Хоть их было и жаль, но время для насекомых выдалось ух какое весёлое. Ничем не брезгуя, беря всё что дали, они возвращались со всем добытым к своим братьям и вежливо делились снедью.

Музыка становилась только громче, огонь выше, а еды больше. Вгрызаясь в куски сыра, каждый делился с соседом историей, шуткой, и каждый подбадривал другого. Некоторые прыгали сквозь огонь, иногда плоскими ступнями попадая на особо колкие язычки и принимаясь визжать от боли в обожжённом месте. Многие даже боролись, сталкивались друг с другом, прыгали, отжимались или выполняли иные конкурсы, наградой за которые служила добытая пища.

На один последний для них счастливый миг поле ярко пылало от количества костров, от смеха, шуток, еды, музыки, и даже Саркису на душе стало как-то лучше. Было так атмосферно и душевно, что невольная улыбка всплыла на его, казалось бы, суровом волчьем лице.

— Отдыхайте, вам это сейчас очень нужно.

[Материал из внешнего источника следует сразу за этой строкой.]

# BurntSushi/aho-corasick

Hardware: NVIDIA H100
Metric: haystack_scan_throughput (higher is better)
Workload: dtype u8

## Files before the change

aho-corasick_b200/csrc/acb_api.cu:

```cuda
#include <cuda_runtime.h>

#include <algorithm>
#include <chrono>
#include <cstdio>
#include <cstdlib>
#include <cstring>
#include <atomic>
#include <pthread.h>
#include <condition_variable>
#include <functional>
#include <mutex>
#include <thread>
#include <new>
#include <optional>
#include <vector>

#include "../../include/acb200.h"
#include "../../include/acb200_debug.h"
#include "acb_build.hpp"
#include "acb_comm.hpp"
#include "acb_device.cuh"
#include "acb_plan.hpp"

using acb::DfaDev;
// ... 53 lines not shown
  cudaStream_t stream = nullptr, copy_stream = nullptr;
  cudaEvent_t ev0 = nullptr, ev1 = nullptr, ev2 = nullptr, ev3 = nullptr;
  DevBuf<uint64_t> d_keys[2];
  DevBuf<uint32_t> d_pids[2];
  uint64_t tuple_cap() const { return d_keys[0].cap; }
  DevBuf<unsigned long long> d_counter;
  PinnedBuf<unsigned long long> h_counter;
  DevBuf<uint8_t> d_temp;
  DevBuf<uint8_t> d_hay;
  DevBuf<uint64_t> d_scratch;
  DevBuf<uint8_t> d_flags;
  DevBuf<uint64_t> d_rec;
  PinnedBuf<uint64_t> h_rec;
  acg_stats stats{};
  PinnedBuf<uint8_t> h_stage[2];
  cudaEvent_t stage_ev[2] = {nullptr, nullptr};
  DevBuf<uint64_t> d_doc_offs;
  DevBuf<unsigned long long> d_doc_counts, d_doc_incl;
  DevBuf<uint8_t> d_doc_flags;
  DevBuf<uint64_t> d_rep;
  DevBuf<uint8_t> d_out;
  DevBuf<uint8_t> d_sdocs;
  DevBuf<uint64_t> d_soffs;
  DevBuf<uint64_t> d_held;
};

}

struct acg_dfa {
  HostDfa h;
  std::vector<uint16_t> depth16;
  acb::PrefilterPlan pf;
  uint32_t* d_bitmap = nullptr;
  uint2* d_amap = nullptr;
  bool has_empty = false;
  uint32_t max_list_len = 0;
  bool on_device = false;
  bool dev_touched = false;
  int device = -1;
  uint32_t* d_trans = nullptr;
  uint8_t* d_classes = nullptr;
  uint32_t* d_moff = nullptr;
  uint32_t* d_mpids = nullptr;
  uint32_t* d_plens = nullptr;
  uint16_t* d_depth16 = nullptr;
  DfaDev dev{};
  int engine_override = ACG_ENGINE_AUTO;
  uint64_t pipeline_chunk = 64ull << 20;
  mutable bool bytescan_inert = false;
  uint32_t experiment = 0;
  mutable std::mutex mu;
  static constexpr size_t kMaxWorkspaces = 4;
  mutable std::vector<Workspace*> ws_all, ws_free;
  mutable std::condition_variable ws_cv;
  mutable acg_stats last_stats{};
};

struct acg_streams {
  const acg_dfa* a = nullptr;
  uint64_t n = 0, back = 0;
  bool overlapping = false;
  bool replace = false;
  uint64_t* d_state = nullptr;
  uint8_t* d_tail = nullptr;
  uint64_t* d_rep = nullptr;
};
// ... 173 lines not shown
  std::vector<uint32_t>().swap(fp.edge_off);
  std::vector<uint8_t>().swap(fp.edge_class);
  std::vector<uint32_t>().swap(fp.edge_to);
  return ACG_OK;
}

int upload(acg_dfa* a) {
  int ndev = 0;
  if (cudaGetDeviceCount(&ndev) != cudaSuccess || ndev == 0) {
    cudaGetLastError();
    return ACG_E_NO_DEVICE;
  }
  CK(cudaGetDevice(&a->device));
  a->dev_touched = true;
  HostDfa& h = a->h;
  auto up = [&](auto** dptr, const void* src, size_t bytes) -> cudaError_t {
    cudaError_t e = cudaMalloc(reinterpret_cast<void**>(dptr), std::max<size_t>(bytes, 16));
    if (e != cudaSuccess) return e;
    if (bytes) e = cudaMemcpy(*dptr, src, bytes, cudaMemcpyHostToDevice);
    return e;
  };
  if (h.fill.valid) {
    int rc = fill_table_on_device(a);
    if (rc) return rc;
  } else {
    CK(up(&a->d_trans, h.trans.data(), h.trans.size() * 4));
  }
  CK(up(&a->d_classes, h.classes, 256));
  CK(up(&a->d_moff, h.match_offsets.data(), h.match_offsets.size() * 4));
  CK(up(&a->d_mpids, h.match_pids.data(), h.match_pids.size() * 4));
  CK(up(&a->d_plens, h.pattern_lens.data(), h.pattern_lens.size() * 4));
  CK(up(&a->d_depth16, a->depth16.data(), a->depth16.size() * 2));
  if (a->pf.supported && !a->pf.bitmap.empty()) CK(up(&a->d_bitmap, a->pf.bitmap.data(), a->pf.bitmap.size() * 4));
  if (a->pf.supported && !a->pf.amap.empty()) CK(up(&a->d_amap, a->pf.amap.data(), a->pf.amap.size() * 8));
  DfaDev& d = a->dev;
  d.trans = a->d_trans;
  d.classes = a->d_classes;
  d.match_offsets = a->d_moff;
  d.match_pids = a->d_mpids;
  d.pattern_lens = a->d_plens;
  d.depth16 = a->d_depth16;
  d.stride2 = h.stride2;
  d.max_match_id = h.max_match_id;
  d.start_unanchored_id = h.start_unanchored_id;
  d.start_anchored_id = h.start_anchored_id;
  d.max_pattern_len = uint32_t(std::min<uint64_t>(h.max_pattern_len, UINT32_MAX));
  d.min_pattern_len = uint32_t(std::min<uint64_t>(h.min_pattern_len, UINT32_MAX));
  d.amap = a->d_amap;
  acb::plan_device_fields(a->pf, d);
  a->on_device = true;
  return ACG_OK;
}

int reserve_tuples(Workspace& w, uint64_t cap) {
  return reserve_all(cap, w.d_keys[0], w.d_pids[0], w.d_keys[1], w.d_pids[1]);
}

template <class F>
int cub_call(Workspace& w, F f) {
  size_t tb = 0;
  CK(f(nullptr, tb));
  int rc = w.d_temp.reserve(std::max<size_t>(tb, 16));
  if (rc) return rc;
  tb = w.d_temp.cap;
  CK(f(w.d_temp, tb));
  return ACG_OK;
// ... 50 lines not shown
  if (const char* e = getenv("ACB_EMU_BUCKETSHIFT")) { shift = std::min<uint32_t>(uint32_t(atoi(e)), max_shift); min_shift = 1; }
  if (const char* e = getenv("ACB_EMU_BUCKETLOG")) log = std::min<uint32_t>(uint32_t(std::max(atoi(e), 0)), acb::kOrderLog);
#endif
  if (shift < min_shift) return b;
  while ((n_bytes >> shift) + 1 > acb::kMaxBuckets) {
    if (shift >= max_shift) return b;
    ++shift;
  }
  b.shift = shift;
  b.n = uint32_t((n_bytes >> shift) + 1);
  b.log = log;
  b.tie_bits = tie_bits;
  return b;
}

int enqueue_prefilter_range(const acg_dfa* a, const uint8_t* d_hay, uint64_t readable,
                            uint64_t span_start, uint64_t span_end, uint64_t scan_lo,
                            uint64_t scan_hi, int mode, int dev_sms, const BucketPlan& bp,
                            const DocBatch* docs) {
  Workspace& w = cur_ws();
  const acb::PrefilterPlan& pf = a->pf;
  const uintptr_t base = reinterpret_cast<uintptr_t>(d_hay);
  uint64_t lo = scan_lo + ((16 - ((base + scan_lo) & 15)) & 15);
  const uint64_t limit = std::min<uint64_t>(scan_hi, readable >= 20 ? readable - 20 : 0);
  uint64_t hi = lo;
  if (limit > lo) hi = lo + ((limit - lo) & ~15ull);
  if (lo > scan_hi) { lo = scan_hi; hi = scan_hi; }
  acb::PrefilterLaunch p;
  p.hay = d_hay;
  p.hay_len = readable;
  p.span_start = span_start;
  p.span_end = span_end;
  p.bitmap = a->d_bitmap;
  p.log_bits = pf.log_bits;
  p.k = pf.k;
  p.stride = pf.stride;
  p.geom = pf.wide ? 1 : 0;
  p.dyn = (a->experiment & ACG_EXP_STATIC_TILES) ? 0 : ((a->experiment & ACG_EXP_GLOBAL_TILES) ? 2 : 1);
  p.kmask = pf.kmask;
  p.fold = pf.fold;
  p.mult = pf.mult;
  p.mult3 = pf.mult3;
  p.key_shift = pf.key_shift;
  p.shift = pf.shift;
  p.dense = pf.dense ? 1 : 0;
  p.brute = pf.brute ? 1 : 0;
  p.mode = mode == 1 ? 1 : 0;
  p.first_only = mode == 2 ? 1 : 0;
  p.dup_shift = pf.dup_shift;
  p.scan_lo = scan_lo;
  p.scan_hi = scan_hi;
  p.region_lo = lo;
  p.region_hi = hi;
  p.keys = w.d_keys[0];
  p.pids = w.d_pids[0];
  p.counter = w.d_counter;
  p.cap = w.tuple_cap();
  p.bucket_shift = bp.shift;
  p.bucket_log = bp.log;
  p.bucket_slots = bp.slots();
  p.doc_offsets = docs ? docs->d_offsets : nullptr;
  p.n_docs = docs ? docs->n : 0;
  p.bs_n = 0;
  for (int i = 0; i < 3; ++i) { p.bs_needle[i] = 0; p.bs_back[i] = 0; }
  if (pf.bs_n && !a->bytescan_inert && !(a->experiment & ACG_EXP_NO_BYTESCAN)) {
    p.bs_n = pf.bs_n;
// ... 1745 lines not shown
    std::memcpy(h.classes, d->byte_classes, 256);
    h.max_special_id = d->max_special_id;
    h.max_match_id = d->max_match_id;
    h.start_unanchored_id = d->start_unanchored_id;
    h.start_anchored_id = d->start_anchored_id;
    const size_t nms = size_t(d->max_match_id >> d->stride2) - 1;
    h.match_offsets.assign(d->match_offsets, d->match_offsets + nms + 1);
    h.match_pids.assign(d->match_pids, d->match_pids + h.match_offsets[nms]);
    h.pattern_lens.assign(d->pattern_lens, d->pattern_lens + d->n_patterns);
    h.match_kind = int(d->match_kind);
    h.start_kind = int(d->start_kind);
    h.prefilter_kind = int(d->prefilter_kind);
    h.reported_kind = ACG_KIND_DFA;
    h.min_pattern_len = d->min_pattern_len;
    h.max_pattern_len = d->max_pattern_len;
    h.state_len = d->trans_len >> d->stride2;
    derive_metadata(a);
  } catch (const std::bad_alloc&) {
    delete a;
    return ACG_E_NOMEM;
  }
  int rc = upload(a);
  if (rc != ACG_OK && rc != ACG_E_NO_DEVICE) { acg_dfa_free(a); return rc; }
  *out = a;
  return ACG_OK;
}

void acg_dfa_free(acg_dfa* a) {
  if (!a) return;
  if (a->on_device || a->dev_touched) {
    DeviceGuard guard(a->device);
    for (Workspace* w : a->ws_all) { destroy_workspace(*w); delete w; }
    cudaFree(a->d_trans); cudaFree(a->d_classes); cudaFree(a->d_moff); cudaFree(a->d_mpids);
    cudaFree(a->d_plens); cudaFree(a->d_depth16); cudaFree(a->d_bitmap); cudaFree(a->d_amap);
  }
  delete a;
}

namespace {
int fetch_table(const acg_dfa* a) {
  HostDfa& h = const_cast<acg_dfa*>(a)->h;
  if (!h.fill.valid || !h.trans.empty()) return ACG_OK;
  if (!a->d_trans) return ACG_E_NO_DEVICE;
  std::lock_guard<std::mutex> lock(a->mu);
  if (!h.trans.empty()) return ACG_OK;
  DeviceGuard guard(a->device);
  std::vector<uint32_t> t(size_t(h.trans_len));
  if (cudaMemcpy(t.data(), a->d_trans, t.size() * 4, cudaMemcpyDeviceToHost) != cudaSuccess) {
    cudaGetLastError();
    return ACG_E_CUDA;
  }
  h.trans.swap(t);
  return ACG_OK;
}

}

int acg_dfa_table(const acg_dfa* a, acg_dfa_desc* o) {
  if (!a || !o) return ACG_E_INVALID_ARG;
  if (int rc = fetch_table(a)) return rc;
  const HostDfa& h = a->h;
  o->trans = h.trans.data();
  o->trans_len = h.trans.size();
  o->stride2 = h.stride2;
  o->alphabet_len = h.alphabet_len;
  std::memcpy(o->byte_classes, h.classes, 256);
  o->max_special_id = h.max_special_id;
// ... 14 lines not shown

uint64_t acg_dfa_state_len(const acg_dfa* a) { return a ? a->h.state_len : 0; }
int acg_kind(const acg_dfa* a) { return a ? a->h.reported_kind : 0; }
int acg_match_kind(const acg_dfa* a) { return a ? a->h.match_kind : 0; }
int acg_start_kind(const acg_dfa* a) { return a ? a->h.start_kind : 0; }
uint64_t acg_patterns_len(const acg_dfa* a) { return a ? a->h.pattern_lens.size() : 0; }
uint64_t acg_min_pattern_len(const acg_dfa* a) { return a ? a->h.min_pattern_len : 0; }
uint64_t acg_max_pattern_len(const acg_dfa* a) { return a ? a->h.max_pattern_len : 0; }
uint64_t acg_memory_usage(const acg_dfa* a) {
  if (!a) return 0;
  const HostDfa& h = a->h;
  return h.trans_len * 4 + (h.match_offsets.size() - 1) * 24 + h.match_pids.size() * 4 +
         h.pattern_lens.size() * 4;
}
int acg_prefilter_kind(const acg_dfa* a) { return a ? a->h.prefilter_kind : 0; }
int acg_packed_variant(const acg_dfa* a, int* fat, int* mask_len) {
  if (!a || !a->h.packed.active) return 0;
  if (fat) *fat = a->h.packed.fat;
  if (mask_len) *mask_len = a->h.packed.mask_len;
  return 1;
}

int acg_debug_prefilter_plan(const acg_dfa* a, acg_prefilter_plan* out) {
  if (!a || !out) return ACG_E_INVALID_ARG;
  const acb::PrefilterPlan& pf = a->pf;
  *out = acg_prefilter_plan{};
  out->supported = pf.supported ? 1 : 0;
  out->brute = pf.brute ? 1 : 0;
  out->dense = pf.dense ? 1 : 0;
  out->stride = int32_t(pf.stride);
  out->wide = pf.wide ? 1 : 0;
  out->k = pf.k; out->kmask = pf.kmask; out->fold = pf.fold;
  out->mult = pf.mult; out->mult3 = pf.mult3; out->key_shift = pf.key_shift; out->shift = pf.shift; out->log_bits = pf.log_bits;
  out->bitmap = pf.bitmap.data(); out->bitmap_words = pf.bitmap.size();
  out->amap = pf.amap.data(); out->amap_log = pf.amap_log;
  out->depth16 = a->depth16.data(); out->n_rows = a->depth16.size();
  out->dup_shift = pf.dup_shift;
  out->bs_n = (pf.bs_n && !a->bytescan_inert) ? pf.bs_n : 0;
  for (int i = 0; i < 3; ++i) { out->bs_byte[i] = pf.bs_byte[i]; out->bs_back[i] = pf.bs_back[i]; }
  return ACG_OK;
}

int acg_debug_set_pipeline_chunk(acg_dfa* a, uint64_t bytes) {
  if (!a || bytes < 4096 || (bytes & 4095)) return ACG_E_INVALID_ARG;
  a->pipeline_chunk = bytes;
  return ACG_OK;
}

int acg_debug_set_experiment(acg_dfa* a, uint32_t flags) {
  if (!a || (flags & ~uint32_t(ACG_EXP_KEY24 | ACG_EXP_STATIC_TILES | ACG_EXP_NO_BYTESCAN | ACG_EXP_GLOBAL_TILES))) return ACG_E_INVALID_ARG;
  std::lock_guard<std::mutex> lock(a->mu);
  const uint32_t changed = a->experiment ^ flags;
  a->experiment = flags;
  if (changed & ACG_EXP_KEY24) {
    const size_t old_words = a->pf.bitmap.size();
    a->pf = acb::plan_prefilter(a->h, a->depth16, (flags & ACG_EXP_KEY24) != 0);
    if (a->on_device && a->d_bitmap && a->pf.supported) {
      if (a->pf.bitmap.size() != old_words) return ACG_E_INVALID_ARG;
      DeviceGuard guard(a->device);
      if (cudaMemcpy(a->d_bitmap, a->pf.bitmap.data(), old_words * 4, cudaMemcpyHostToDevice) != cudaSuccess) {
        cudaGetLastError();
        return ACG_E_CUDA;
      }
    }
  }
  return ACG_OK;
}

int acg_set_engine(acg_dfa* a, int engine) {
  if (!a || engine < ACG_ENGINE_AUTO || engine > ACG_ENGINE_SEQUENTIAL) return ACG_E_INVALID_ARG;
  a->engine_override = engine;
  return ACG_OK;
}
static acg_stats stats_for(const acg_dfa* a) {
  if (tls_stats_owner == a) return tls_stats;
  std::lock_guard<std::mutex> lk(a->mu);
  return a->last_stats;
}
int acg_last_engine(const acg_dfa* a) { return a ? stats_for(a).engine : 0; }
int acg_last_stats(const acg_dfa* a, acg_stats* out) {
  if (!a || !out) return ACG_E_INVALID_ARG;
  *out = stats_for(a);
  return ACG_OK;
}

int acg_find_overlapping(const acg_dfa* a, const uint8_t* hay, uint64_t hay_len, uint64_t span_start,
                         uint64_t span_end, int anchored, acg_match* out, uint64_t cap,
                         uint64_t* n_out) {
  return overlapping_impl(a, hay, false, hay_len, span_start, span_end, anchored, out, cap, n_out,
                          nullptr, nullptr);
}
int acg_find_overlapping_dev(const acg_dfa* a, const void* d_hay, uint64_t hay_len,
                             uint64_t span_start, uint64_t span_end, acg_match* out, uint64_t cap,
// ... 600 lines not shown
```

aho-corasick_b200/csrc/acb_device.cuh:

```cuda
#pragma once
#include <cuda_runtime.h>
#include <stdint.h>

namespace acb {

constexpr int kTieBits = 24;
constexpr uint64_t kTieMask = (1ull << kTieBits) - 1;
constexpr uint64_t kInvalidKey = ~0ull;

struct MatchSpan {
  uint64_t start, end;
};
__host__ __device__ __forceinline__ MatchSpan decode_key(uint64_t key, uint32_t pid, int key_mode, uint64_t span_start,
                                                         const uint32_t* pattern_lens) {
  const uint64_t at = span_start + (key >> kTieBits);
  if (key_mode == 1) return MatchSpan{at, at + (key & kTieMask)};
  return MatchSpan{at - pattern_lens[pid], at};
}

struct TupleList {
  const uint64_t* keys;
  const uint32_t* pids;
  const uint32_t* pattern_lens;
  uint64_t n;
// ... 192 lines not shown
cudaError_t launch_stream_flush(const StreamLaunch& p, const uint64_t* ids, uint64_t n_ids,
                                const uint64_t* out_offsets, uint8_t* out, cudaStream_t s);

struct LookLaunch {
  StreamLaunch st;
  const uint64_t* ids;
  uint64_t n_rows;
  const uint64_t* cand_offsets;
  const uint8_t* cand_classes;
  uint64_t n_cands;
  uint64_t* keys;
  uint32_t* rows;
  uint64_t* skeys;
  uint32_t* srows;
  unsigned long long* heads;
  uint64_t* row_u;
  uint8_t* out;
  int sm_count;
};
cudaError_t launch_look_state(const DfaDev& dfa, const LookLaunch& p, cudaStream_t s);
cudaError_t launch_look_heads(const LookLaunch& p, cudaStream_t s);
cudaError_t launch_look_compact(const LookLaunch& p, cudaStream_t s);
cudaError_t launch_look_mask(const DfaDev& dfa, const LookLaunch& p, cudaStream_t s);
cudaError_t launch_look_copy(const LookLaunch& p, cudaStream_t s);

cudaError_t launch_check_offsets(const uint64_t* offs, uint64_t n_docs, uint64_t hay_len,
                                 unsigned long long* result, cudaStream_t s);
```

Впервые почувствуйте себя свободными вольными птицами, медленно, но верно тянущимися к пылающему костру, имя которому Эрик Мартен. И кто знает, чьи крылья не сгорят в этом бушующем огне…

Прохлада накрыла даже душные пыльные улицы небольшого отрезанного от всего мира города. Веселье становилось лишь сильнее, прогоняя от несчастных вояк весь тот ужас, что ждал их впереди. Большинство из них шло на верную смерть и многие знали, что могут оставить в Цитадели врага свою собственную жизнь. Однако свобода и возмездие было превыше всего для них. Они же были людьми, ими в душе и остались, их руки были обагрены кровью тех страшных убийств, что все они совершили под гнётом собственного правительства… И эту кровь было не под силу смыть даже кровью врагов. Это были страшные шрамы, оставшиеся после убийства обычных жителей. Муравьи также были повинны и в страшном заклятье — Пентаграмме, и в варварских законах и методах. Это была их общая вина и их обязанностью стало прекращение бесконечного ужаса, зависшего над растерзанным и разодранным в клочья городом. И ещё… они хотели доказать, что живут не зря. Что даже рабские уроды способны на подвиги и самопожертвование. Именно об этом они всегда и мечтали…

Тем временем вокруг стояло одно сплошное веселье и только Маврикий, один, безо всякой компании сидел подле пышущего жаром огромного костра, смотря на длинные, как кнут хлестающие воздух, юркие пламенные язычки. В его глазах гнездилась печаль. Он ждал так долго и каждый божий день корил себя за совершённые вчера или позавчера преступления… Его муравьиный мозг помнил, как вместе с отрядом он врывался в мирные дома и ни с того ни с сего грабил земляной муравейник, его глаза помнили ужас в глазах горожан и помнили как их дрожащие руки были готовы отдать всё, что в них было, лишь бы им оставили дом напару с жизнью… Налёты, бесконечный грабёж, убийство любого, кто позволял себе вольную свободную прогулку по улицам града, и что самое главное — жертвы, принесённые для осуществления одного из самых таинственных и кровожадных заклятий всех времён…

— Грустишь? — развеял обстановку Саркис, подсаживаясь к Маврикию рядышком, прямиком на чёрную землю. Насекомое невольно вздрогнуло, однако тут же расслабилось, приблизив похолодевшие на воздухе ладошки к костерку.